Segment Open
@@ -125,12 +133,20 @@
                                                kt * LQER_PANEL_BYTES, 0, 0);
   };
   const uint32_t lds0 = (uint32_t)(uintptr_t)(lds_void*)smem;
+  uint32_t stash0 = 0;
+  if constexpr (KSPLIT) {
+    __shared__ __attribute__((aligned(16))) unsigned char ks_stash[KS_STASH_BYTES];
+    stash0 = (uint32_t)(uintptr_t)(lds_void*)ks_stash;
+  }
   uint32_t fa_addr[4];
 #pragma unroll
-  for (int ks = 0; ks < 4; ++ks) fa_addr[ks] = lds0 + OFF_A + swz(l31, 2 * ks + lh);
+  for (int ks = 0; ks < 4; ++ks) fa_addr[ks] = lds0 + OFF_A + swz(l31, 2 * (KSPLIT ? (2 * kh + ks) & 3 : ks) + lh);
   const int nw = wn * 32 + l31;
   const uint32_t fw_addr = lds0 + OFF_R + (nw >> 4) * LQER_PANEL_BYTES + (nw & 15) * 32 + lh * 16;
   const uint32_t fe_addr = lds0 + OFF_R + (nw >> 4) * LQER_PANEL_BYTES + (nw & 15) * 4;
+  const uint32_t ks_fw = fw_addr + 8 * kh, ks_fe = fe_addr + 2 * kh;
+  const uint32_t ks_fw_o = kh ? ks_fw - 2 * LQER_PANEL_BYTES : ks_fw + 2 * LQER_PANEL_BYTES;
+  const uint32_t ks_fe_o = kh ? ks_fe - 2 * LQER_PANEL_BYTES : ks_fe + 2 * LQER_PANEL_BYTES;
 
   constexpr int STG = STAGED ? BMk * 8 / 512 : 1;
   u32x4 stg[STG];
@@ -169,6 +185,10 @@
 #pragma unroll
     for (int sl = 0; sl < 2; ++sl) {
       const int l = two_limbs ? sl : 0, ks = two_limbs ? 0 : sl;
+      if constexpr (KSPLIT) {
+        db[sl] = bf16x8{};
+        dx[sl][2] = dx[sl][3] = bf16x8{};
+      }
       if (l < g.b_limbs && ks * 16 < g.rp) {
         db[sl] = *(const bf16x8*)(g.bt + ((int64_t)l * g.Np + n0 + wn * 32 + l31) * g.rp + ks * 16 + 8 * lh);
 #pragma unroll
@@ -185,12 +205,20 @@
   for (int i = 0; i < MT; ++i)
 #pragma unroll
     for (int k = 0; k < 16; ++k) acc[i][k] = 0.f;
-  f32x16 sp[DEFER ? MT : 1];
+  constexpr int SPT = KSPLIT ? 2 : MT;
+  f32x16 sp[DEFER ? SPT : 1];
   if constexpr (DEFER) {
 #pragma unroll
+    for (int i = 0; i < SPT; ++i)
+#pragma unroll
+      for (int k = 0; k < 16; ++k) sp[i][k] = 0.f;
+  }
+  f32x16 acc_o[KSPLIT ? MT : 1];
+  if constexpr (KSPLIT) {
+#pragma unroll
     for (int i = 0; i < MT; ++i)
 #pragma unroll
-      for (int k = 0; k < 16; ++k) sp[i][k] = 0.f;
+      for (int k = 0; k < 16; ++k) acc_o[i][k] = 0.f;
   }
   auto side_acc = [&](int i) -> f32x16& {
     if constexpr (DEFER) return sp[i];
@@ -204,7 +232,18 @@
         const int l = two_limbs ? sl : 0, ks = two_limbs ? 0 : sl;
         if (l < g.b_limbs && ks * 16 < g.rp) {
 #pragma unroll
-          for (int i = 0; i < MT; ++i) side_acc(i) = __builtin_amdgcn_mfma_f32_32x32x16_bf16(db[sl], dx[sl][i], side_acc(i), 0, 0, 0);
+          for (int i = 0; i < SPT; ++i) side_acc(i) = __builtin_amdgcn_mfma_f32_32x32x16_bf16(db[sl], dx[sl][i], side_acc(i), 0, 0, 0);
+        }
+      }
+      if constexpr (KSPLIT) {
+        const uint32_t st_b = stash0 + KS_STASH_B + wave * 2048 + lane * 16, st_x = stash0 + lane * 16;
+#pragma unroll
+        for (int sl = 0; sl < 2; ++sl) {
+          lds_write128(st_b + sl * 1024, __builtin_bit_cast(u32x4, db[sl]));
+          if (wave == 0) {
+            lds_write128(st_x + (2 * sl) * 1024, __builtin_bit_cast(u32x4, dx[sl][2]));
+            lds_write128(st_x + (2 * sl + 1) * 1024, __builtin_bit_cast(u32x4, dx[sl][3]));
+          }
         }
       }
     }
@@ -294,7 +333,8 @@
   }
 
   const bool late = wave >= 4;
-  if constexpr (MT == 4) asm volatile("s_waitcnt vmcnt(6)\n\ts_barrier" ::: "memory");
+  if constexpr (KSPLIT) asm volatile("s_waitcnt vmcnt(6) lgkmcnt(0)\n\ts_barrier" ::: "memory");
+  else if constexpr (MT == 4) asm volatile("s_waitcnt vmcnt(6)\n\ts_barrier" ::: "memory");
   else asm volatile("s_waitcnt vmcnt(4)\n\ts_barrier" ::: "memory");
   if (late) asm volatile("s_barrier" ::: "memory");
 #ifdef LQER_CLOCKPROBE
@@ -317,7 +357,7 @@
     constexpr int P = decltype(piece_c)::value;
     if constexpr (DEFER && P >= 0) {
       typedef __attribute__((ext_vector_type(2))) float f2;
-      constexpr int J = P >> 1, I = J >> 1, B8 = 8 * (J & 1);
+      constexpr int J = P >> 1, I = (J >> 1) % SPT, B8 = 8 * (J & 1);
       if constexpr ((P & 1) == 0) {
         float amax = 0.f;
 #pragma unroll
@@ -348,7 +388,7 @@
     constexpr int P = decltype(piece_c)::value;
     (void)dq_s, (void)dq_inv, (void)sp;
     if constexpr (DEFER && P >= 0) {
-      constexpr int J = P >> 1, I = J >> 1, B8 = 8 * (J & 1);
+      constexpr int J = P >> 1, I = (J >> 1) % SPT, B8 = 8 * (J & 1);
       if constexpr ((P & 1) == 0) asm volatile("" : "+v"(dq_s), "+v"(dq_inv));
       else
         asm volatile("" : "+v"(sp[I][B8]), "+v"(sp[I][B8 + 1]), "+v"(sp[I][B8 + 2]), "+v"(sp[I][B8 + 3]), "+v"(sp[I][B8 + 4]), "+v"(sp[I][B8 + 5]),
@@ -367,7 +407,40 @@
     bf16x8 xa[4][MT];
     u32x4 wr;
     uint32_t we;
-    if constexpr (MT == 4) {
+    constexpr int P = decltype(piece_c)::value;
+    u32x2 wr2[2];
+    uint32_t we2[2];
+    bf16x8 sdb[2], sdx[2][2];
+    if constexpr (KSPLIT) {
+      if constexpr (P == 8) {
+        const uint32_t st_b = stash0 + KS_STASH_B + wave * 2048 + lane * 16, st_x = stash0 + lane * 16;
+        asm volatile(
+            "ds_read_b128 %0, %6\n\tds_read_b128 %1, %6 offset:1024\n\t"
+            "ds_read_b128 %2, %7\n\tds_read_b128 %3, %7 offset:1024\n\tds_read_b128 %4, %7 offset:2048\n\tds_read_b128 %5, %7 offset:3072\n\t"
+            "s_waitcnt lgkmcnt(0)"
+            : "=&v"(sdb[0]), "=&v"(sdb[1]), "=&v"(sdx[0][0]), "=&v"(sdx[0][1]), "=&v"(sdx[1][0]), "=&v"(sdx[1][1])
+            : "v"(st_b), "v"(st_x)
+            : "memory");
+      }
+      asm volatile(
+          "ds_read_b64 %[w0], %[fw] offset:%c[ro]\n\tds_read_b64 %[w1], %[fwo] offset:%c[ro]\n\t"
+          "ds_read_u16 %[e0], %[fe] offset:%c[ro]+512\n\tds_read_u16 %[e1], %[feo] offset:%c[ro]+512\n\t"
+          LQER_READ_X2("%[x00]", "%[x01]", "%[fa0]", "%c[ao]") LQER_READ_X2("%[x02]", "%[x03]", "%[fa0]", "%c[ao]+8192")
+          LQER_READ_X2("%[x10]", "%[x11]", "%[fa1]", "%c[ao]") LQER_READ_X2("%[x12]", "%[x13]", "%[fa1]", "%c[ao]+8192")
+          LQER_LDS_DMA("%[ma0]", "%[av0]", "%[ars]", "%[aso]") LQER_LDS_DMA("%[ma1]", "%[av1]", "%[ars]", "%[aso]")
+          LQER_LDS_DMA("%[mw]", "%[wv]", "%[wrs]", "%[wso]")
+          "s_cmp_lg_u32 %[wv0], 0\n\ts_cbranch_scc1 1f\n\t"
+          LQER_LDS_DMA("%[mw8]", "%[wv8]", "%[wrs]", "%[wso]")
+          "1:\n\ts_waitcnt vmcnt(6) lgkmcnt(0)"
+          : [w0] "=&v"(wr2[0]), [w1] "=&v"(wr2[1]), [e0] "=&v"(we2[0]), [e1] "=&v"(we2[1]), [x00] "=&v"(xa[0][0]), [x01] "=&v"(xa[0][1]),
+            [x02] "=&v"(xa[0][2]), [x03] "=&v"(xa[0][3]), [x10] "=&v"(xa[1][0]), [x11] "=&v"(xa[1][1]), [x12] "=&v"(xa[1][2]),
+            [x13] "=&v"(xa[1][3])
+          : [fw] "v"(ks_fw), [fwo] "v"(ks_fw_o), [fe] "v"(ks_fe), [feo] "v"(ks_fe_o), [fa0] "v"(fa_addr[0]), [fa1] "v"(fa_addr[1]),
+            [ao] "i"(SLOT * A_SLOT), [ro] "i"(SLOT * R_SLOT), [av0] "v"(a_voff[0]), [av1] "v"(a_voff[1]), [wv] "v"(w_voff),
+            [wv8] "v"(w_voff8), [ars] "s"(a_rs), [wrs] "s"(w_rs), [ma0] "s"(m0a0), [ma1] "s"(m0a1), [mw] "s"(m0w), [mw8] "s"(m0w8),
+            [aso] "s"(a_soff), [wso] "s"(w_soff), [wv0] "s"(wave)
+          : "memory", "scc");
+    } else if constexpr (MT == 4) {
       asm volatile(
           "ds_read_b128 %0, %18 offset:%c25\n\tds_read_b32 %1, %19 offset:%c25+512\n\t"
           LQER_READ_X2("%2", "%3", "%20", "%c24") LQER_READ_X2("%4", "%5", "%20", "%c24+8192")
@@ -405,25 +478,60 @@
     }
     STAMP(1);
     constexpr bool WLIN = !WMF && !WTWOS && !XF16;
-    if constexpr (WLIN) we += 0x09090909u;
+    if constexpr (WLIN && !KSPLIT) we += 0x09090909u;
     auto expand = [&](uint32_t word, uint32_t scale_bits) {
       if constexpr (WMF) return expand_frag_lut(word, scale_bits, g.w_lut[0], g.w_lut[1]);
       else if constexpr (WTWOS) return expand_frag_twos(word, scale_bits);
       else if constexpr (WLIN) return expand_frag_lin(word, scale_bits);
       else return expand_frag_t<XF16>(word, scale_bits);
     };
+    if constexpr (KSPLIT) {
+      we2[0] += 0x0909u, we2[1] += 0x0909u;
+      wr[0] = wr2[0][0], we = we2[0];
+    }
     bf16x8 wb_first = expand(wr[0], exp_byte_bits<0>(we));
     asm volatile("s_barrier" : "+v"(wb_first)::"memory");
     __builtin_amdgcn_s_setprio(0);
     __builtin_amdgcn_sched_barrier(0);
     STAMP(4);
+    if constexpr (KSPLIT && P == 8) {
+#pragma unroll
+      for (int i = 0; i < 2; ++i) {
+#pragma unroll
Segment Closed
WORK TASK: Whichever lines of the records above hold the word "vmcnt" should all be copied out.

TASK OUTPUT:
-  if constexpr (MT == 4) asm volatile("s_waitcnt vmcnt(6)\n\ts_barrier" ::: "memory");
+  if constexpr (KSPLIT) asm volatile("s_waitcnt vmcnt(6) lgkmcnt(0)\n\ts_barrier" ::: "memory");
+  else if constexpr (MT == 4) asm volatile("s_waitcnt vmcnt(6)\n\ts_barrier" ::: "memory");
   else asm volatile("s_waitcnt vmcnt(4)\n\ts_barrier" ::: "memory");
+          "1:\n\ts_waitcnt vmcnt(6) lgkmcnt(0)"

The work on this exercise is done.